Data in this exercise>
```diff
@@ -75,32 +119,38 @@
 			pend = false;
 		}
 		if (C == 1) {
-			if (j + 1 < (uint64_t)D || !p.out)
+			if (j + 1 < (uint32_t)D || !p.out)
 				asm volatile("s_waitcnt vmcnt(%0)" ::"i"(4 * (D - 1)) : "memory");
 			else
 				asm volatile("s_waitcnt vmcnt(%0)" ::"i"(5 * (D - 1)) : "memory");
 		} else {
-			if (stage && j >= (uint64_t)C && (j % C) <= (uint64_t)(DEFER ? D - 1 : D - 2))
+			if (stage && j >= (uint32_t)C && (j % C) <= (uint32_t)(DEFER || EARLY ? D - 1 : D - 2))
 				asm volatile("s_waitcnt vmcnt(%0)" ::"i"(4 * (D - 1) + C / 4) : "memory");
 			else
 				asm volatile("s_waitcnt vmcnt(%0)" ::"i"(4 * (D - 1)) : "memory");
 		}
 		__builtin_amdgcn_s_barrier();
-		const uint8_t *sl = smem + (uint32_t)(j % D) * 4096;
+		const u32x4_t *sl = reinterpret_cast<const u32x4_t *>(smem + slot_off);
 		Quad q;
 #pragma unroll
-		for (int i = 0; i < 4; ++i)
-			q.c[i] = *reinterpret_cast<const uint4 *>(sl + o + 16 * (i < nch ? i : nch - 1));
+		for (int i = 0; i < 4; ++i) {
+			const u32x4_t w = sl[rd[i]];
+			q.c[i] = make_uint4(w.x, w.y, w.z, w.w);
+		}
 		asm volatile("s_waitcnt lgkmcnt(0)" ::: "memory");
-		const uint64_t k = gstep(j) * 64 + lane;
+		if (EARLY)
+			refill();
+		const uint64_t k = (HOT ? ks : gstep(j) * 64) + lane;
+		[[maybe_unused]] const uint64_t a0 = (ra + (uint32_t)o) & ~(uint64_t)15;
 		if (stage)
-			lpa_reduce<false, true, IP6>(p, k, len, nch, q, so + (j % C) * 64 + lane);
+			lpa_reduce<false, true, IP6, FAST, HOT>(p, k, len, nch, q, so + (j % C) * 64 + lane, a0);
 		else
-			lpa_reduce<false, false, IP6>(p, k, len, nch, q);
+			lpa_reduce<false, false, IP6, FAST, HOT>(p, k, len, nch, q, nullptr, a0);
 		if (stage && (j + 1) % C == 0 && p.contig != 2) {
-			const uint64_t first = (b + (j / C) * G) * C * 64;
+			const uint64_t first = HOT ? ks - (C - 1) * 64 : (b + (uint64_t)(j / C) * G) * C * 64;
+			const bool whole = HOT || first + C * 64 <= p.n;
 			asm volatile("s_waitcnt lgkmcnt(0)" ::: "memory");
-			if (DEFER && first + C * 64 <= p.n && j + 1 < nsteps) {
+			if (DEFER && whole && (uint64_t)j + 1 < nsteps) {
 				const u32x4_t *s4 = reinterpret_cast<const u32x4_t *>(so);
 #pragma unroll
 				for (int i = 0; i < (DEFER ? C / 4 : 0); ++i)
@@ -108,7 +158,7 @@
 				asm volatile("s_waitcnt lgkmcnt(0)" ::: "memory");
 				pend = true;
 				pfirst = first;
-			} else if (first + C * 64 <= p.n) {
+			} else if (whole) {
 				const uint4 *s4 = reinterpret_cast<const uint4 *>(so);
 				const __amdgpu_buffer_rsrc_t rs = out_rsrc(p.out + first, C * 256);
 #pragma unroll
@@ -123,6 +173,38 @@
 				asm volatile("s_waitcnt vmcnt(0)" ::: "memory");
 			}
 		}
+		if constexpr (HOT) {
+			const bool ce = (j + 1) % C == 0;
+			ra += ce ? cjump : step64;
+			ks += ce ? kjump : 64;
+		}
+		slot_off = slot_off + 4096 == D * 4096 ? 0 : slot_off + 4096;
+	};
+	constexpr bool ALLNW = D == 2 && C == 32;
+	const bool fast = !IP6 && p.flags == (CGCK_IP | CGCK_L4) && (len & 15) == 0;
+	const uint32_t jhot = jfull > (uint32_t)AHEAD && (ALLNW || nw == 4) ? jfull - AHEAD : 0;
+	uint32_t j = 0;
+	auto hot = [&](auto nwc) __attribute__((always_inline)) {
+		if (IP6 || !fast) {
+			for (; j < jhot; ++j)
+				step(j, nwc, std::integral_constant<int, 0>{});
+		} else {
+			for (; j < jhot; ++j)
+				step(j, nwc, std::integral_constant<int, 1>{});
+		}
+	};
+	if (ALLNW) {
+		switch (nw) {
+		case 4: hot(std::integral_constant<int, 4>{}); break;
+		case 3: hot(std::integral_constant<int, 3>{}); break;
+		case 2: hot(std::integral_constant<int, 2>{}); break;
+		case 1: hot(std::integral_constant<int, 1>{}); break;
+		default: hot(std::integral_constant<int, 0>{}); break;
+		}
+	} else {
+		hot(std::integral_constant<int, 4>{});
 	}
+	for (; j < ns32; ++j)
+		step(j, std::integral_constant<int, -1>{}, std::integral_constant<int, -1>{});
 	asm volatile("s_waitcnt vmcnt(0)" ::: "memory");
 }
```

What this task involves> All of the material above should be printed exactly as it appears.

Exercise output>
```diff
@@ -75,32 +119,38 @@
 			pend = false;
 		}
 		if (C == 1) {
-			if (j + 1 < (uint64_t)D || !p.out)
+			if (j + 1 < (uint32_t)D || !p.out)
 				asm volatile("s_waitcnt vmcnt(%0)" ::"i"(4 * (D - 1)) : "memory");
 			else
 				asm volatile("s_waitcnt vmcnt(%0)" ::"i"(5 * (D - 1)) : "memory");
 		} else {
-			if (stage && j >= (uint64_t)C && (j % C) <= (uint64_t)(DEFER ? D - 1 : D - 2))
+			if (stage && j >= (uint32_t)C && (j % C) <= (uint32_t)(DEFER || EARLY ? D - 1 : D - 2))
 				asm volatile("s_waitcnt vmcnt(%0)" ::"i"(4 * (D - 1) + C / 4) : "memory");
 			else
 				asm volatile("s_waitcnt vmcnt(%0)" ::"i"(4 * (D - 1)) : "memory");
 		}
 		__builtin_amdgcn_s_barrier();
-		const uint8_t *sl = smem + (uint32_t)(j % D) * 4096;
+		const u32x4_t *sl = reinterpret_cast<const u32x4_t *>(smem + slot_off);
 		Quad q;
 #pragma unroll
-		for (int i = 0; i < 4; ++i)
-			q.c[i] = *reinterpret_cast<const uint4 *>(sl + o + 16 * (i < nch ? i : nch - 1));
+		for (int i = 0; i < 4; ++i) {
+			const u32x4_t w = sl[rd[i]];
+			q.c[i] = make_uint4(w.x, w.y, w.z, w.w);
+		}
 		asm volatile("s_waitcnt lgkmcnt(0)" ::: "memory");
-		const uint64_t k = gstep(j) * 64 + lane;
+		if (EARLY)
+			refill();
+		const uint64_t k = (HOT ? ks : gstep(j) * 64) + lane;
+		[[maybe_unused]] const uint64_t a0 = (ra + (uint32_t)o) & ~(uint64_t)15;
 		if (stage)
-			lpa_reduce<false, true, IP6>(p, k, len, nch, q, so + (j % C) * 64 + lane);
+			lpa_reduce<false, true, IP6, FAST, HOT>(p, k, len, nch, q, so + (j % C) * 64 + lane, a0);
 		else
-			lpa_reduce<false, false, IP6>(p, k, len, nch, q);
+			lpa_reduce<false, false, IP6, FAST, HOT>(p, k, len, nch, q, nullptr, a0);
 		if (stage && (j + 1) % C == 0 && p.contig != 2) {
-			const uint64_t first = (b + (j / C) * G) * C * 64;
+			const uint64_t first = HOT ? ks - (C - 1) * 64 : (b + (uint64_t)(j / C) * G) * C * 64;
+			const bool whole = HOT || first + C * 64 <= p.n;
 			asm volatile("s_waitcnt lgkmcnt(0)" ::: "memory");
-			if (DEFER && first + C * 64 <= p.n && j + 1 < nsteps) {
+			if (DEFER && whole && (uint64_t)j + 1 < nsteps) {
 				const u32x4_t *s4 = reinterpret_cast<const u32x4_t *>(so);
 #pragma unroll
 				for (int i = 0; i < (DEFER ? C / 4 : 0); ++i)
@@ -108,7 +158,7 @@
 				asm volatile("s_waitcnt lgkmcnt(0)" ::: "memory");
 				pend = true;
 				pfirst = first;
-			} else if (first + C * 64 <= p.n) {
+			} else if (whole) {
 				const uint4 *s4 = reinterpret_cast<const uint4 *>(so);
 				const __amdgpu_buffer_rsrc_t rs = out_rsrc(p.out + first, C * 256);
 #pragma unroll
@@ -123,6 +173,38 @@
 				asm volatile("s_waitcnt vmcnt(0)" ::: "memory");
 			}
 		}
+		if constexpr (HOT) {
+			const bool ce = (j + 1) % C == 0;
+			ra += ce ? cjump : step64;
+			ks += ce ? kjump : 64;
+		}
+		slot_off = slot_off + 4096 == D * 4096 ? 0 : slot_off + 4096;
+	};
+	constexpr bool ALLNW = D == 2 && C == 32;
+	const bool fast = !IP6 && p.flags == (CGCK_IP | CGCK_L4) && (len & 15) == 0;
+	const uint32_t jhot = jfull > (uint32_t)AHEAD && (ALLNW || nw == 4) ? jfull - AHEAD : 0;
+	uint32_t j = 0;
+	auto hot = [&](auto nwc) __attribute__((always_inline)) {
+		if (IP6 || !fast) {
+			for (; j < jhot; ++j)
+				step(j, nwc, std::integral_constant<int, 0>{});
+		} else {
+			for (; j < jhot; ++j)
+				step(j, nwc, std::integral_constant<int, 1>{});
+		}
+	};
+	if (ALLNW) {
+		switch (nw) {
+		case 4: hot(std::integral_constant<int, 4>{}); break;
+		case 3: hot(std::integral_constant<int, 3>{}); break;
+		case 2: hot(std::integral_constant<int, 2>{}); break;
+		case 1: hot(std::integral_constant<int, 1>{}); break;
+		default: hot(std::integral_constant<int, 0>{}); break;
+		}
+	} else {
+		hot(std::integral_constant<int, 4>{});
 	}
+	for (; j < ns32; ++j)
+		step(j, std::integral_constant<int, -1>{}, std::integral_constant<int, -1>{});
 	asm volatile("s_waitcnt vmcnt(0)" ::: "memory");
 }
```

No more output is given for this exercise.